Having roots deeply embedded in history can also be perceived in Le Désert through a number of Middle Eastern references, aphorisms, proverbs, stories, fantastic tales based in oral tradition called khurafa and written following the model of A Thousand and One Nights or the maqâmat (sessions), short stories that depict a conversation between the characters, a tradition supplied by tales from Muslim travelers.  This practice cannot help but call to mind the author’s childhood memories: “This way of telling stories is something I absorbed with my mother’s milk […] My mother told me hundreds of stories.  One source for these tales was my father’s workshop.  Whenever my father went off to do some errands, the worker would tell me stories […]  A tale within a tale, I’ve heard that thousands of times” (XXIV).  But in terms of historiography, it is also a possible plea in favor of rehabilitating oral story-telling.

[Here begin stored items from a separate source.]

template <int UNR = 8>
__device__ __forceinline__ void wg_quarter(f32x4& acc0, const float* dT, const float* aT, const int st0) {
  if ((OBJ32_ABL) & 8) return;
  dT = (const float*)__builtin_assume_aligned(dT, 8);
  aT = (const float*)__builtin_assume_aligned(aT, 8);
#pragma unroll UNR
  for (int st = st0; st < st0 + 16; st += 2) {
    const f32x2 b = *reinterpret_cast<const f32x2*>(aT + st);
    const f32x2 a0 = *reinterpret_cast<const f32x2*>(dT + st);
    acc0 = OBJ_MFMA(a0[0], b[0], acc0);
    acc0 = OBJ_MFMA(a0[1], b[1], acc0);
  }
}

__device__ __forceinline__ void wr_pair(float* slab, const f32x4& a0, const f32x4& a1, const int g, const int col,
                                        const int w_off, const int ncols, const int b_off) {
#pragma unroll
  for (int r = 0; r < 4; ++r) {
    const int o0 = 4 * g + r, o1 = 16 + 4 * g + r;
    if (col >= 0) {
      slab[w_off + o0 * ncols + col] = a0[r];
      slab[w_off + o1 * ncols + col] = a1[r];
    } else if (col == BIAS_COL && b_off >= 0) {
      slab[b_off + o0] = a0[r];
      slab[b_off + o1] = a1[r];
    }
  }
}

__device__ __forceinline__ void wr_half(float* slab, const f32x4& a0, const int half, const int g, const int col,
                                        const int w_off, const int ncols, const int b_off) {
#pragma unroll
  for (int r = 0; r < 4; ++r) {
    const int o = 16 * half + 4 * g + r;
    if (col >= 0) slab[w_off + o * ncols + col] = a0[r];
    else if (col == BIAS_COL && b_off >= 0) slab[b_off + o] = a0[r];
  }
}

#ifdef PHASE_TIMING
__device__ unsigned long long g_phase32[8][24];
#define PT_INIT() unsigned long long pt_acc[18]; for (int i_ = 0; i_ < 18; ++i_) pt_acc[i_] = 0; \
  unsigned long long pt_t0 = __builtin_amdgcn_s_memtime()
#define PT(i) do { const unsigned long long t_ = __builtin_amdgcn_s_memtime(); pt_acc[i] += t_ - pt_t0; pt_t0 = t_; } while (0)
#define PT_FLUSH() do { if (blockIdx.x == 0 && lane == 0) for (int i_ = 0; i_ < 18; ++i_) g_phase32[w][i_] = pt_acc[i_]; } while (0)
#else
#define PT_INIT() do {} while (0)
#define PT(i) do {} while (0)
#define PT_FLUSH() do {} while (0)
#endif

template <bool FEAT>
struct Lay {
  static constexpr int IMG = img_floats(FEAT);
  static constexpr int ROWS = FEAT ? 160 : STG_ROWS;
  static constexpr int LDS_FLOATS = IMG + SM_FLOATS + ROWS * STG_LD;
  static constexpr int A_H3 = FEAT ? 0 : 96, A_DHC = FEAT ? 80 : 128, A_DHF = 112, A_DH4 = FEAT ? 80 : 160;
  static constexpr int C_DH2 = FEAT ? 128 : 160;
  static_assert(LDS_FLOATS * 4 <= 163840, "LDS budget");
  static_assert((IMG * 4) % 16 == 0, "staging area alignment");
};
constexpr int F_SW = 144 * STG_LD;
constexpr int F_GFH = F_SW + TS;
constexpr int F_GOF = F_GFH + 16 * 32;
static_assert(F_GOF + 32 <= 160 * STG_LD && OFF_FHB + 64 * NWAVE <= 80 * STG_LD, "feature aliases");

Having deep roots in tradition does not, however, prevent Memmi from having recourse to humor and irony.  As he points out: “I got a lot enjoyment out of writing it, and I hope readers will have just as much pleasure in reading it” (XXXVI).  It is with this quotation by Albert Memmi that Judith Roumani concludes her introduction to this work, translated in a thoroughly magisterial manner.  Le Désert is undeniably a literary reference work in the rich biography of this writer and university professor who never ceased leading the cause for plurality within the universal and for a universality that is always present within plurality.


1 Le scorpion ou la confession imaginaire, Paris, Gallimard, 28.



* Ewa Tartakowsky holds a Ph.D. in sociology. She is a researcher at the Centre Max Weber and teaches in the Department of Sociology at the Université de Paris Ouest Nanterre La Défense.